Now that 0.4.0 has been released, we have been working on a PR to decouple planning from execution.

There are a number of incremental improvements planned for performance and scalability for future 0.4.x releases.

Work has started on designing a Web UI for the scheduler process. This will make it much easier to debug cluster setup issues and to monitor running queries.

Ballista 0.4.1

Ballista 0.4.1 is a patch release to fix a bug when running with multiple executors.

Recent Talk

Andy Grove gave a presentation on Ballista and Apache Arrow at the New York Open Statistical Programming Meetup. The video is now available online.

Help Wanted

Please try out Ballista with your own queries and data sets and file issues for any bugs or missing features that you discover. We would really like some help improving the user guide as well.

We are also looking for help with these issues.

Community

Follow the @BallistaCompute Twitter account to receive notifications when new editions of “This Week in Ballista” are published.

Join the Ballista Discord Channel to chat with the core contributors.

This Week in Ballista #6

Welcome to the 6th edition of “This Week in Ballista”, a weekly newsletter that summarizes activity in the Ballista Distributed Compute project.

Ballista is a modern distributed compute platform powered by Apache Arrow and primarily implemented in Rust, but designed to provide first-class support for other programming languages, including Python, C++, and Java.

Ballista 0.4.0 Now Available!

We have now released version 0.4.0 and this is a huge milestone for the project because this is the first ever release that can truly be used to run a wide range of distributed queries and demonstrates that the basic architecture is sound.

This release supports running a cluster in standalone mode and also supports Kubernetes deployments.

Please refer to the release notes for more information about the functionality in this release and some preliminary benchmarks comparing performance with Apache Spark. The results are mixed but some of the benchmark queries run with 2x the performance of Spark, which is promising.

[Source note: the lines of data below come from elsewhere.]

## Offload px-kernel epilogue to dedicated warps and template the tap count

In the non-GEN27 px GEMM kernel, the consumer warps now only dump accumulators into the shared image and signal an mbarrier. Four new epilogue warps do the scale, bias, split and store work, so the next tile's wgmma can overlap the previous tile's epilogue. The tap count becomes a template parameter (1 or 3) so the tap loop unrolls and weight descriptors are computed without a branch. Debug flags can now skip W or X loads. The single shared accumulator image serialises dump and epilogue through the img_full/img_free barriers. More threads per CTA reduce the register budget per thread.

```diff
diff --git a/mmmot_b200/csrc/gemm_tma.cuh b/mmmot_b200/csrc/gemm_tma.cuh
--- a/mmmot_b200/csrc/gemm_tma.cuh
+++ b/mmmot_b200/csrc/gemm_tma.cuh
@@ -564,11 +564,16 @@
 #include "gemm_tma_px.cuh"
 
 static int gemm_tma_px_launch(tma::TmaP& P, const CUtensorMap& mh, const CUtensorMap& ml, int sms, cudaStream_t st) {
-  static std::atomic<unsigned long long> attr{0};
-  MM_TRY(mm_ensure_smem(tma::gemm_tma_px_kernel<false>, tma::PX_SMEM_BYTES, attr));
+  static std::atomic<unsigned long long> attr_halo{0}, attr_tap{0};
   const long total = P.t.g.num_tiles;
   const int grid = (int)(total < sms ? total : sms);
-  tma::gemm_tma_px_kernel<false><<<grid, tma::PX_THREADS, tma::PX_SMEM_BYTES, st>>>(P, mh, ml);
+  if (P.halo) {
+    MM_TRY(mm_ensure_smem(tma::gemm_tma_px_kernel<false, 3>, tma::PX_SMEM_BYTES, attr_halo));
+    tma::gemm_tma_px_kernel<false, 3><<<grid, tma::PX_THREADS, tma::PX_SMEM_BYTES, st>>>(P, mh, ml);
+  } else {
+    MM_TRY(mm_ensure_smem(tma::gemm_tma_px_kernel<false, 1>, tma::PX_SMEM_BYTES, attr_tap));
+    tma::gemm_tma_px_kernel<false, 1><<<grid, tma::PX_THREADS, tma::PX_SMEM_BYTES, st>>>(P, mh, ml);
+  }
   MM_LAUNCH_CHECK();
   return 0;
 }
@@ -581,7 +586,7 @@
   int sms = 0;
   MM_TRY(mm_sm_count(&sms));
   static std::atomic<unsigned long long> attr{0};
-  MM_TRY(mm_ensure_smem(tma::gemm_tma_px_kernel<true>, tma::PX_SMEM_BYTES, attr));
+  MM_TRY(mm_ensure_smem(tma::gemm_tma_px_kernel<true, 1>, tma::PX_SMEM_BYTES, attr));
   tma::TmaP P;
   memset(&P, 0, sizeof(P));
   GemmP g = gemm_defaults();
@@ -602,7 +607,7 @@
   memset(&dummy, 0, sizeof(dummy));
   const long total = g.num_tiles;
   const int grid = (int)(total < sms ? total : sms);
-  tma::gemm_tma_px_kernel<true><<<grid, tma::PX_GEN_THREADS, tma::PX_SMEM_BYTES, st>>>(P, dummy, dummy);
+  tma::gemm_tma_px_kernel<true, 1><<<grid, tma::PX_GEN_THREADS, tma::PX_SMEM_BYTES, st>>>(P, dummy, dummy);
   MM_LAUNCH_CHECK();
   return 0;
 }
diff --git a/mmmot_b200/csrc/gemm_tma_px.cuh b/mmmot_b200/csrc/gemm_tma_px.cuh
--- a/mmmot_b200/csrc/gemm_tma_px.cuh
+++ b/mmmot_b200/csrc/gemm_tma_px.cuh
@@ -13,16 +13,19 @@
 
 constexpr int PX_WC_LBO = 2048;
 
-constexpr int PX_THREADS = 288, PX_GEN_THREADS = 640, PX_GEN_WARP0 = 12;
+constexpr int PX_THREADS = 416, PX_EPI_WARP0 = 9, PX_EPI_WARPS = 4;
+constexpr int PX_GEN_THREADS = 640, PX_GEN_WARP0 = 12;
 constexpr int PX_CONS_REGS = 144, PX_LOAD_REGS = 24, PX_PROD_REGS = 80;
 static_assert(256 * PX_CONS_REGS + 128 * PX_LOAD_REGS + 256 * PX_PROD_REGS <= launch_regs(PX_GEN_THREADS) * PX_GEN_THREADS,
               "GEN27 register split exceeds the CTA's pool");
 
 constexpr int PX_GEN_WARPS = 4;
 
-template <bool GEN27>
+template <bool GEN27, int NTAP>
 static __global__ void __launch_bounds__(GEN27 ? PX_GEN_THREADS : PX_THREADS, 1)
 gemm_tma_px_kernel(const TmaP P, const __grid_constant__ CUtensorMap map_hi, const __grid_constant__ CUtensorMap map_lo) {
+  static_assert(NTAP == 1 || (NTAP == 3 && !GEN27), "a stage serves 1 tap, or 3 from a halo box");
+  constexpr bool HALO = NTAP == 3;
   const GemmP& p = P.t.g;
   extern __shared__ uint8_t smem_raw[];
   __shared__ float s_bias[64];
@@ -33,14 +36,14 @@
   const uint32_t bar0 = base + PX_STAGES * PX_STAGE + PX_IMG;
   auto full_bar = [&](int s) { return bar0 + 8u * s; };
   auto empty_bar = [&](int s) { return bar0 + 8u * (PX_STAGES + s); };
+  const uint32_t img_full = bar0 + 8u * (2 * PX_STAGES), img_free = img_full + 8u;
 
   const int tid = threadIdx.x, warp = tid >> 5, lane = tid & 31;
   const long total_tiles = p.num_tiles;
   const int KC = P.t.k_chunks;
   const int cchunks = P.conv ? P.C / BK : KC;
-  const int ntap = P.halo ? 3 : 1;
-  const int nstage = P.halo ? 3 * cchunks : KC;
-  const uint32_t xbytes = P.halo ? (uint32_t)(P.bx * (P.by + 2) * 64) : (uint32_t)B_HALF;
+  const int nstage = HALO ? 3 * cchunks : KC;
+  const uint32_t xbytes = HALO ? (uint32_t)(P.bx * (P.by + 2) * 64) : (uint32_t)B_HALF;
 
   if (tid < 64) s_bias[tid] = p.bias ? p.bias[tid] : 0.f;
   if (tid == 0) {
@@ -48,6 +51,8 @@
       mbar_init(full_bar(s), GEN27 ? 1 + PX_GEN_WARPS : 1);
       mbar_init(empty_bar(s), T_EPI_WARPS);
     }
+    mbar_init(img_full, T_EPI_WARPS * 32);
+    mbar_init(img_free, PX_EPI_WARPS * 32);
     asm volatile("fence.mbarrier_init.release.cluster;" ::: "memory");
   }
   __syncthreads();
@@ -59,20 +64,107 @@
     i0 = (r / P.tiles_y) * P.bi; y0 = ty * P.by; x0 = tx * P.bx;
   };
 
+  const int lbx = 31 - __clz(max(P.bx, 1)), lby = 31 - __clz(max(P.by, 1));
+  __half* yh = reinterpret_cast<__half*>(p.Y);
+  auto epilogue = [&](int nt, int i0, int y0, int x0, int sub, int q, int cb, uint32_t& racc) {
+    const int col = sub * 128 + q * 32 + lane;
+    bool ok;
+    long o;
+    if (P.conv) {
+      const int xx = col & (P.bx - 1), r = col >> lbx;
+      const int yy = r & (P.by - 1), ii = r >> lby;
+      const int img = i0 + ii, y = y0 + yy, xg = x0 + xx;
+      ok = img < P.n_img && y < P.H && xg < P.W;
+      o = (((long)img * P.H + y) * P.W + xg) * 64 + cb;
+    } else {
+      const long row = (long)nt * BN + col;
+      ok = row < p.S;
+      o = row * 64 + cb;
+    }
+    uint32_t v[32];
+    acc_ld32(img, 64, sub * 128 + q * 32 + lane, cb, v);
+    if (P.t.dbg & 1) return;
+    if (P.pool) {
+#pragma unroll
+      for (int j = 0; j < 32; j++) {
+        float a = __uint_as_float(v[j]);
+        a = fmaxf(a, __shfl_xor_sync(0xffffffffu, a, 1));
+        a = fmaxf(a, __shfl_xor_sync(0xffffffffu, a, P.bx));
+        v[j] = __float_as_uint(a);
+      }
+      const int xx = col & (P.bx - 1), r = col >> lbx;
+      const int yy = r & (P.by - 1);
+      const int y = y0 + yy, xg = x0 + xx;
+      ok = ok && !(xx & 1) && !(yy & 1);
+      o = (((long)(i0 + (r >> lby)) * (P.H >> 1) + (y >> 1)) * (P.W >> 1) + (xg >> 1)) * 64 + cb;
+      if (!ok) return;
+    }
+    uint32_t hi[16], lo[16];
+#pragma unroll
+    for (int j = 0; j < 32; j += 2) {
+      float x0v = fmaf(__uint_as_float(v[j]), P.t.out_scale, s_bias[cb + j]);
+      float x1v = fmaf(__uint_as_float(v[j + 1]), P.t.out_scale, s_bias[cb + j + 1]);
+      if (p.relu) { x0v = fmaxf(x0v, 0.f); x1v = fmaxf(x1v, 0.f); }
+      split_f16x2(x0v, x1v, hi[j >> 1], lo[j >> 1]);
+      mm_range_track2(racc, hi[j >> 1]);
+    }
+    if (GEN27) {
+      const uint32_t scr = base + (uint32_t)((q >> 1) * PX_STAGE + PX_X_OFF + (q & 1) * PX_X_PLANE + 16384);
+      const uint32_t rowa = scr + (uint32_t)lane * 128u;
+#pragma unroll
+      for (int k = 0; k < 4; k++) {
+        const uint32_t slot = (uint32_t)((((cb >> 3) + k) ^ (lane & 7)) << 4);
+        asm volatile("st.shared.v4.b32 [%0], {%1, %2, %3, %4};" ::"r"(rowa + slot), "r"(hi[4 * k]), "r"(hi[4 * k + 1]),
+                     "r"(hi[4 * k + 2]), "r"(hi[4 * k + 3]) : "memory");
+        asm volatile("st.shared.v4.b32 [%0], {%1, %2, %3, %4};" ::"r"(rowa + 4096u + slot), "r"(lo[4 * k]),
+                     "r"(lo[4 * k + 1]), "r"(lo[4 * k + 2]), "r"(lo[4 * k + 3]) : "memory");
+      }
+      asm volatile("bar.sync %0, 64;" ::"r"(3 + q) : "memory");
+      const int h = warp >> 2;
+      const long row0 = (long)nt * BN + sub * 128 + q * 32;
+      __half* dstp = yh + (long)h * P.plane_elems + row0 * 64;
+#pragma unroll
+      for (int r = 0; r < 4; r++) {
+        const int idx = r * 32 + lane, px = idx >> 2, c = (idx & 3) * 2;
+        const uint32_t ra = scr + (uint32_t)h * 4096u + (uint32_t)px * 128u;
+        uint32_t w[8];
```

However, there is much more work to do to make Ballista scalable and performant with large data sets. The most important optimizations are related to the join support. Here are the relevant GitHub issues:

In addition to these larger bodies of work, there are still numerous smaller bug fixes and incremental improvements that are being planned for subsequent 0.4.x releases and we are now moving to a weekly release schedule, with releases every Sunday to coincide with this newsletter.

Upcoming Talk

Andy Grove will be giving a presentation on Ballista and Apache Arrow at the New York Open Statistical Programming Meetup this Wednesday (2/24). See the event page for more details.

Help Wanted

Please try out Ballista with your own queries and data sets and file issues for any bugs or missing features that you discover. We would really like some help improving the user guide as well.

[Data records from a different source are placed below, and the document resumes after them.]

lightning_asr_amd/csrc/norm.hip:

```cpp
#include "common.h"
#include "reduce_body.h"
#include "se_seqsum.h"
#include "fused.h"
#include "dropout.h"
#include <algorithm>
#include <string.h>

namespace lasr {

template <typename T, bool TO_BTC>
__global__ __launch_bounds__(256) void transpose_kernel(const void* __restrict__ in_, void* __restrict__ out_,
                                                        int64_t C, int64_t Tt) {
  __shared__ float tile[32][33];
  const int b = blockIdx.z;
  const int64_t c0 = (int64_t)blockIdx.y * 32, t0 = (int64_t)blockIdx.x * 32;
  const int tx = threadIdx.x & 31, ty = threadIdx.x >> 5;
  if (TO_BTC) {
    const float* in = reinterpret_cast<const float*>(in_) + (int64_t)b * C * Tt;
    T* out = reinterpret_cast<T*>(out_) + (int64_t)b * C * Tt;
    for (int i = ty; i < 32; i += 8)
      if (c0 + i < C && t0 + tx < Tt) tile[i][tx] = in[(c0 + i) * Tt + t0 + tx];
    __syncthreads();
    for (int i = ty; i < 32; i += 8)
      if (t0 + i < Tt && c0 + tx < C) Elem<T>::st(out + (t0 + i) * C + c0 + tx, tile[tx][i]);
  } else {
    const T* in = reinterpret_cast<const T*>(in_) + (int64_t)b * C * Tt;
    float* out = reinterpret_cast<float*>(out_) + (int64_t)b * C * Tt;
// ... 21 lines not shown
    return;
  }
  if ((int)blockIdx.x >= cast_blocks) {
    const int tb = (int)blockIdx.x - cast_blocks;
    int l = 0;
    while (l + 1 < jobs.n && jobs.blk0[l + 1] <= tb) ++l;
    const int e = (tb - jobs.blk0[l]) * 256 + (int)threadIdx.x;
    if (e < 2 * jobs.C[l] * kDwTapRow) jobs.out[l][e] = dw_tap_entry(jobs.w[l], jobs.C[l], jobs.k[l], e);
    return;
  }
  const int64_t n4 = n >> 2;
  const int64_t stride = (int64_t)cast_blocks * 256;
  for (int64_t e = blockIdx.x * (int64_t)256 + threadIdx.x; e < n4; e += stride) {
    const float4 v = reinterpret_cast<const float4*>(in)[e];
    uint2 o;
    o.x = (uint32_t)f32_to_bf16(v.x) | ((uint32_t)f32_to_bf16(v.y) << 16);
    o.y = (uint32_t)f32_to_bf16(v.z) | ((uint32_t)f32_to_bf16(v.w) << 16);
    reinterpret_cast<uint2*>(out)[e] = o;
  }
  if (blockIdx.x == 0)
    for (int64_t e = (n4 << 2) + threadIdx.x; e < n; e += 256) out[e] = f32_to_bf16(in[e]);
}

__device__ __forceinline__ void bn_finalize_channel(float s, float q, int64_t c, const float* __restrict__ gamma,
                                                    const float* __restrict__ beta, float* __restrict__ rmean,
                                                    float* __restrict__ rvar, float* __restrict__ coef, float* __restrict__ saved,
                                                    int64_t C, float n, float eps, float momentum, int training) {
  float mean, var;
  if (training) {
    const double m = (double)s / n;
    double v = (double)q / n - m * m;
    if (v < 0) v = 0;
    mean = (float)m;
    var = (float)v;
    if (rmean) {
      rmean[c] = (1.f - momentum) * rmean[c] + momentum * mean;
      const float unbiased = n > 1.f ? (float)(v * (double)n / ((double)n - 1.0)) : var;
      rvar[c] = (1.f - momentum) * rvar[c] + momentum * unbiased;
    }
  } else {
    mean = rmean[c];
    var = rvar[c];
  }
  const float rstd = 1.0f / sqrtf(var + eps);
  const float a = gamma[c] * rstd;
  coef[c] = a;
  coef[C + c] = beta[c] - mean * a;
  if (saved) { saved[c] = mean; saved[C + c] = rstd; }
}

__global__ void bn_finalize_kernel(const float* __restrict__ stats, const float* __restrict__ gamma,
                                   const float* __restrict__ beta, float* __restrict__ rmean, float* __restrict__ rvar,
                                   float* __restrict__ coef, float* __restrict__ saved, int64_t C, float n, float eps,
                                   float momentum, int training) {
  const int64_t c = blockIdx.x * (int64_t)blockDim.x + threadIdx.x;
  if (c >= C) return;
  bn_finalize_channel(training ? stats[c] : 0.f, training ? stats[C + c] : 0.f, c, gamma, beta, rmean, rvar, coef, saved, C, n, eps,
                      momentum, training);
}

struct BnEvalMany { lasr_bn_eval_desc d[64]; };
__global__ __launch_bounds__(256) void bn_eval_coef_many_kernel(BnEvalMany a, float eps) {
  const lasr_bn_eval_desc q = a.d[blockIdx.y];
  const int64_t c = blockIdx.x * (int64_t)blockDim.x + threadIdx.x;
  if (c >= q.C) return;
  bn_finalize_channel(0.f, 0.f, c, q.gamma, q.beta, const_cast<float*>(q.running_mean), const_cast<float*>(q.running_var), q.coef, nullptr,
                      q.C, 1.f, eps, 0.f, 0);
}

template <int LANES = 8>
__device__ __forceinline__ double partial_lane_sum(const float* __restrict__ partials, int n_part, int64_t ncols, int64_t c, int pl) {
  double a0 = 0.0, a1 = 0.0, a2 = 0.0, a3 = 0.0;
  for (int p = pl; p < n_part; p += 16 * LANES) {
    float v[16];
#pragma unroll
    for (int i = 0; i < 16; ++i) {
      const int r = p + LANES * i;
      const float x = partials[(int64_t)min(r, n_part - 1) * ncols + c];
      v[i] = r < n_part ? x : 0.f;
    }
#pragma unroll
    for (int i = 0; i < 16; i += 4) {
      a0 += (double)v[i]; a1 += (double)v[i + 1]; a2 += (double)v[i + 2]; a3 += (double)v[i + 3];
    }
  }
  return (a0 + a1) + (a2 + a3);
}
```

We are also looking for help with these issues.

Community

Follow the @BallistaCompute Twitter account to receive notifications when new editions of “This Week in Ballista” are published.

Join the Ballista Discord Channel to chat with the core contributors.

This Week in Ballista #5

Welcome to the fifth edition of “This Week in Ballista”, a weekly newsletter that summarizes activity in the Ballista Distributed Compute project.

Ballista is a modern distributed compute platform powered by Apache Arrow and primarily implemented in Rust, but designed to provide first-class support for other programming languages, including Python, C++, and Java.

0.4.0-alpha-1 Release

Distributed query execution is now working well enough to support TPC-H queries 1, 3, 5, 6, 10, and 12 and the first 0.4.0 release is now available on Dockerhub, making it simple to try out Ballista locally by setting up a standalone cluster or by using Docker Compose. See the Ballista User Guide for instructions.

The full 0.4.0 release will be published once the remaining issues are resolved.

Help Wanted

Please try out Ballista with your own queries and data sets and file issues for any bugs or missing features that you discover.

We are also looking for help with these issues.

Community

Follow the @BallistaCompute Twitter account to receive notifications when new editions of “This Week in Ballista” are published.

Join the Ballista Discord Channel to chat with the core contributors.

This Week in Ballista #4

Welcome to the fourth edition of “This Week in Ballista”, a weekly newsletter that summarizes activity in the Ballista Distributed Compute project.

Ballista is a modern distributed compute platform powered by Apache Arrow and primarily implemented in Rust, but designed to provide first-class support for other programming languages, including Python, C++, and Java.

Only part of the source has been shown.